No Caep, o psicólogo clínico Felipe de Baere faz atendimento focado em público LGBTQI – Lésbicas, Gays, Bissexuais, Transgêneros, Queer e Intergênero – e também recomenda o HUB para os pacientes em tratamento. “Essa população tem grande incidência de ideação suicida. Entender os próprios sentimentos pode ser mais fácil quando se está em um grupo que lida com as mesmas questões”, explica Felipe.

 

“Nunca recebi um paciente que jamais tivesse tido pelo menos um momento de ideação suicida”, explica Jussane Mendonça, psiquiatra do Ambulatório Trans do Hospital Dia do Governo de Brasília. “Geralmente, as pessoas trans trazem sofrimento interno e externo. É um grupo com altíssima incidência de ansiedade e depressão”, complementa Isabel Amora. As conversas entre esses profissionais se dão por meio de grupos, contatos profissionais e outras alternativas, mas asseguram à pessoa trans a perspectiva de ter com quem contar.

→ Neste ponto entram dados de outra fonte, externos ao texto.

namespace crt {
hipError_t launch_trace(const TraceParams &P, bool count, bool brute, hipStream_t stream);
hipError_t launch_trace_adaptive(const TraceParams &P, const AsTiles &A, bool count, bool brute, hipStream_t stream);
hipError_t wf_launch_resolve_adaptive(const WfParams &P, const AsTiles &A, uint32_t call_end, hipStream_t s);
hipError_t as_launch_select(const AsParams &A, bool compact, hipStream_t s);
hipError_t as_launch_commit(uint32_t *counts, const uint32_t *active, uint32_t n_active, uint32_t samples, hipStream_t s);
// ... 101 lines not shown
    Bvh4 bvh4;
    Bvh4Q bvh4q;
    Bvh8Q bvh8q;
    int quantize = 1;
    int wf_width = 4;

    DevBuf<unsigned char> d_raw;
    DevBuf<float4> d_prim, d_primD, d_nodes, d_nodes4, d_lights;
    DevBuf<int> w_overflow;
    DevBuf<uint4> d_nodes4q, d_nodes8q;
    DevBuf<uint32_t> d_slot_of_index;
    DevBuf<float> d_spectra, d_cie;
    DevScene sc{};

    uint32_t x0 = 0, y0 = 0, tw = 0, th = 0;
    uint32_t band = 0x40000000u, stride = 1, phase = 0;
    DevBuf<float4> d_accum;
    DevBuf<uchar4> d_rgba;
    DevBuf<uchar4> d_frames;
    uint32_t frame_ring = 0;
    std::vector<uint8_t> frame_batch;
    hipStream_t read_stream = nullptr;
    uint32_t ring_from = 1;
    uint32_t resolved_upto = 0;
    float4 *accum_bound = nullptr;
    uchar4 *rgba_bound = nullptr;
    uint32_t sample = 0;
    uint32_t published = 0;
    uint32_t pending = 0;
    bool in_publish = false;
    int wf_cohort = 16;

    DevBuf<unsigned long long> d_counters;
    bool counting = false;
    float last_ms = 0.0f;
    uint32_t last_launches = 0;
    bool last_timed = false;
    uint32_t spp_per_launch = 0;

    int pipeline = 1;
    uint32_t wf_pool = 0;
    uint32_t wf_waves_per_cu = 0;
    int num_cu = 0;
    DevBuf<float4> w_ray_o, w_ray_d, w_sh_d, w_beta, w_radiance, w_nee, w_staging[kWfRing], w_recA, w_recB;
    DevBuf<uint4> w_rng, w_misc, w_recC;
    DevBuf<float2> w_hit;
    DevBuf<uint32_t> w_vis, w_dead, w_tea;
    static constexpr int kMaxPipes = 4;
    int wf_pipes = 2;
    int wf_defer = 1;
    int wf_tail_walk = 1;
    int wf_gen_blocks = 128;
    int wf_trace_form = 2;
    int wf_chunk = 1;
    int wf_ahead = 3;
    int wf_ring = 32;
    int wf_pool_spp = 8;
    double wf_feed = 1.0;
    WfRun *run = nullptr;
    uint32_t wf_finish_at = 32768;
    uint32_t wf_flush_at = 4096;
    uint32_t wf_side_ppw = 64, wf_flush_ppw = 4;
    DevBuf<WfCtl> w_ctl[kMaxPipes];
    DevBuf<WfWorkQ> w_wq;
    static constexpr int kStatusSlots = 64;
    WfStatus *h_status[kMaxPipes] = {};
    WfStatus *d_status[kMaxPipes] = {};
    hipEvent_t ev_status[kMaxPipes][kStatusSlots] = {};
    hipEvent_t ev_done[kMaxPipes][kStatusSlots] = {};
    uint32_t *h_dropped = nullptr;
    bool wf_host_ready = false;
    hipStream_t pipe_stream[kMaxPipes] = {};
    hipStream_t pub_stream = nullptr;
    static constexpr int kFinishStreams = 3;
    hipStream_t fin_stream[kFinishStreams] = {};
    hipEvent_t ev_fin[kFinishStreams] = {};
    int fin_next = 0;
    hipEvent_t ev_fork = nullptr, ev_join[kMaxPipes] = {}, ev_pub_join[kMaxPipes] = {};
    hipEvent_t ev_evict[kMaxPipes][kWfRing] = {};
    hipEvent_t ev_resolved[kWfRing] = {};
    hipEvent_t ev_pub[kWfRing] = {};
    bool time_kernels = false;
    std::vector<hipEvent_t> kev;
    float last_trace_kernel_ms = 0.0f;
    uint32_t last_trace_kernel_launches = 0;
    uint32_t last_iterations = 0;
    unsigned long long probes[8] = {0};

    DevBuf<float4> dn_gbuf;
    DevBuf<uint32_t> dn_key;
    bool dn_valid = false;
    DevBuf<float4> dn_c[2];
    DevBuf<uchar4> dn_rgba;

    float s_prims = 0.0f;
    float tree_pad = 0.0f;
    bool accel_stale = false;
    bool rf_ready = false;
    DevBuf<int> rf_lv2, rf_lv4;
    std::vector<uint32_t> rf_off2, rf_off4;
    DevBuf<uint32_t> rf_nch4, rf_cnt;
    DevBuf<float> rf_fb;

    bool as_on = false;
    bool as_broken = false;
    DevBuf<uint32_t> as_counts;
// ... 1078 lines not shown
        r.K = g.K; r.P = g.P; r.Pp = g.Pp; r.list_cap = g.list_cap;
        r.trace_blocks = (uint32_t)c->num_cu * wf_waves(c);
        r.open.clear();
        WfBatch nb;
        nb.n = n; nb.last_sample = last_sample; nb.id = 0; nb.as_commit = as ? as->commit : 0u;
        r.open.push_back(nb);
        r.seg_total[0] = work_total; r.seg_wps[0] = work_per_shard;
        for (uint32_t b = 0; b < kWfRing; b++) {
            r.queue_left[b] = false; r.consumed[b] = 0; r.resolved_recorded[b] = false;
            for (int p = 0; p < crt_ctx::kMaxPipes; p++) r.listed_until[b][p] = 0;
        }
        r.queue_left[0] = r.work_left = true;
        r.consumed_total = 0; r.rate_consumed = 0; r.rate_its = 0;
        r.per_it = (double)g.Pp;
        r.all_evicting = false; r.poll_next = 0;
        r.as = as ? AsTiles{c->as_active.p, c->as_counts.p, c->as_q.p, as->n_active} : AsTiles{};
        for (int p = 0; p < r.K; p++) {
            const uint32_t it0 = r.pipes[p].it + 2u * (uint32_t)kStatusRing;
            r.pipes[p] = WfPipe();
            r.pipes[p].it = r.pipes[p].it_first = r.pipes[p].it_confirmed = r.pipes[p].it_done = it0;
            r.pipes[p].chunk = (uint32_t)c->wf_chunk;
            WfParams &W = r.pipes[p].W;
            W.sc = c->sc;
            W.ray_o = c->w_ray_o.p; W.ray_d = c->w_ray_d.p; W.sh_d = c->w_sh_d.p; W.beta = c->w_beta.p;
            W.radiance = c->w_radiance.p; W.nee = c->w_nee.p; W.rng = c->w_rng.p; W.misc = c->w_misc.p;
            W.hit = c->w_hit.p; W.vis = c->w_vis.p;
            W.dead = c->w_dead.p + (g.list_per_pipe / 8) * (size_t)p;
            W.rearm = 0;
            W.gen_blocks = std::max(1u, std::min((uint32_t)c->wf_gen_blocks, g.list_cap / 64u));
            W.recA = c->w_recA.p + g.list_per_pipe * (size_t)p; W.recB = c->w_recB.p + g.list_per_pipe * (size_t)p;
            W.recC = c->w_recC.p + g.list_per_pipe * (size_t)p;
            for (uint32_t b = 0; b < kWfRing; b++) {
                W.staging[b] = c->w_staging[b < r.ring ? b : 0].p;
                W.side_base[b] = (b * (uint32_t)crt_ctx::kMaxPipes + (uint32_t)p) * kWfSideCap;
                W.seg[b] = WfSeg{0, 64, 0};
                W.seg_order[b] = 0;
            }
            W.batch_id = 0; W.count_alive = 0; W.keep_pool = 0; W.evict_mask = 0; W.status_out = nullptr;
            W.ctl = c->w_ctl[p].p; W.wq = c->w_wq.p;
            W.slot_base = side_slots + g.Pp * (uint32_t)p; W.reset_wq = (p == 0) ? 1u : 0u;
            W.P = g.Pp; W.x0 = c->x0; W.y0 = c->y0; W.tw = c->tw; W.th = c->th;
            W.band = c->band; W.stride = c->stride; W.phase = c->phase;
            W.tiles_x = g.tiles_x; W.tiles_y = g.tiles_y; W.npix_padded = g.npix_padded;
            W.list_cap = g.list_cap;
            W.seg[0] = WfSeg{work_total, work_per_shard, first_sample};
            W.seg_n = 1;
            W.n_samples = n;
            W.accum = accum_ptr(c); W.rgba = rgba_ptr(c);
            W.tea = c->w_tea.p;
            W.count = c->counting ? 1u : 0u;
            W.overflow_lanes = (uint32_t)c->num_cu * wf_waves(c) * 64u;
            W.stack_overflow = c->w_overflow.p + (size_t)p * W.overflow_lanes * kWfOverflowLevels;
            W.trace_form = (uint32_t)c->wf_trace_form;
            if (!c->pipe_stream[p]) {
                int least = 0, greatest = 0;
                HIPCHK(c, hipDeviceGetStreamPriorityRange(&least, &greatest));
                HIPCHK(c, hipStreamCreateWithPriority(&c->pipe_stream[p], hipStreamNonBlocking, greatest));
            }
            r.pipes[p].stream = c->pipe_stream[p];
            r.pipes[p].blocks_now = r.trace_blocks;
        }
        for (int p = 0; p < r.K; p++) r.rate_its += r.pipes[p].it_confirmed;
        HIPCHK(c, wf_launch_init(r.pipes[0].W, c->stream));
        HIPCHK(c, wf_launch_tea(r.pipes[0].W, c->w_tea.p, c->stream));
        HIPCHK(c, hipEventRecord(c->ev_fork, c->stream));
        for (int p = 0; p < r.K; p++) {
            HIPCHK(c, hipStreamWaitEvent(r.pipes[p].stream, c->ev_fork, 0));
            if (p > 0) HIPCHK(c, wf_launch_init(r.pipes[p].W, r.pipes[p].stream));
        }
        HIPCHK(c, hipStreamWaitEvent(c->pub_stream, c->ev_fork, 0));
        r.live = true;
    } else {
        rc = wf_pump(c, true);
        if (rc) return rc;
        WfBatch nb;
        nb.n = n; nb.last_sample = last_sample; nb.id = (r.open.back().id + 1u) % r.ring; nb.as_commit = as ? as->commit : 0u;
        const uint32_t id = nb.id;
        r.seg_total[id] = work_total; r.seg_wps[id] = work_per_shard;
        r.queue_left[id] = r.work_left = true;
        r.consumed[id] = 0;
        for (int p = 0; p < r.K; p++) {
            WfPipe &pp = r.pipes[p];
            nb.from_it[p] = 0xFFFFFFFFu;
            pp.W.seg[id] = WfSeg{work_total, work_per_shard, first_sample};
            pp.W.n_samples = n;
            pp.W.batch_id = id; pp.W.keep_pool = 1;
            pp.tail_bound = 0; pp.blocks_now = r.trace_blocks;
            pp.any = false; pp.chunk = (uint32_t)c->wf_chunk; pp.done = false;
            pp.dry[id] = false; pp.alive_valid[id] = false; pp.alive[id] = 0;
        }
        for (int p = 0; p < r.K; p++)
            if (r.listed_until[id][p] > r.pipes[p].it_confirmed) {
                HIPCHK(c, hipEventRecord(c->ev_pub_join[p], r.pipes[p].stream));
                HIPCHK(c, hipStreamWaitEvent(c->pub_stream, c->ev_pub_join[p], 0));
            }
        if (r.resolved_recorded[id]) HIPCHK(c, hipStreamWaitEvent(c->pub_stream, c->ev_resolved[id], 0));
        for (int p = 0; p < r.K; p++) HIPCHK(c, wf_launch_init(r.pipes[p].W, c->pub_stream));
        HIPCHK(c, hipEventRecord(c->ev_pub[id], c->pub_stream));
        nb.ready = false;
        r.open.push_back(nb);
    }
    if (!as) c->published += n;
    rc = wf_pump(c, false);
    if (rc == CRT_OK && !defer) rc = wf_flush(c);
    if (rc != CRT_OK && r.live) {
        for (int p = 0; p < crt_ctx::kMaxPipes; p++) if (c->pipe_stream[p]) (void)hipStreamSynchronize(c->pipe_stream[p]);
// ... 679 lines not shown
        c->last_trace_kernel_launches = 0;
    } else {
        HIPCHK(c, hipEventElapsedTime(&total, c->ev0, c->ev1));
        n = c->last_launches;
    }
    if (ms) *ms = total;
    if (launches) *launches = n;
    return CRT_OK;
}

Kyola Vale, psiquiatra da Secretaria de Saúde do DF, promove conversas com equipes dos hospitais onde trabalha para conscientizá-las da necessidade de tratamento humanizado. Foto: André Gomes/Secom UnB

 

“Recebo pacientes em perspectiva de violência, trabalho com medicina de família”, explica a psiquiatra do Hospital Materno Infantil e do Hospital de Base Kyola Vale. Ela é uma das profissionais mais acessíveis à comunidade trans e chega, inclusive, a disponibilizar seu contato pessoal em alguns casos. “Tenho muito carinho por essa comunidade. Recebo todos de braços abertos. Se precisarem ouvir, falo mesmo!”, conta.

 

Kyola atende pacientes maiores e menores de idade. Estes últimos, desde que acompanhados pelos pais. “Em caso de menores de idade, recomendo buscarem o Adolescentro." 

 

No centro de saúde especializado em adolescentes trabalha o hebiatra Luiz Fernando Marques, que atende jovens que ainda não podem procurar autonomamente outros centros. “Para ser atendido, basta ter entre 12 e 17 anos incompletos. Não é necessário ter autorização dos pais, mas a presença da família é muito importante para o sucesso de tratamentos psicossociais”, defende.

 

Caso um jovem atendido no Adolescentro ultrapasse a idade do público-alvo do local, o médico recomenda que ele procure outra unidade de saúde especializada para atendimento, como o Ambulatório de Gênero do HUB ou o ambulatório Trans do Hospital Dia, onde Luiz Fernando também atua como clínico médico.

 

PARCERIAS – O Hospital Universitário trabalha, juntamente com outros profissionais da saúde do DF, na intenção de institucionalizar, em breve, uma rede já informal existente entre os profissionais que trabalham em prol da causa das pessoas trans. “Vamos fazer visitas a Porto Alegre e a Goiânia, onde já funcionam ambulatórios de gênero, para aprender com a experiência desses parceiros”, explica Cauzada.

 

“Fizemos reuniões com a equipe do Ambulatório Trans do Hospital Dia e pretendemos viabilizar institucionalmente uma parceria que deixe clara a rede de apoio com que as pessoas trans podem contar, por meio de referenciamentos a outras unidades”, esclarece a superintendente do HUB, Elza Noronha.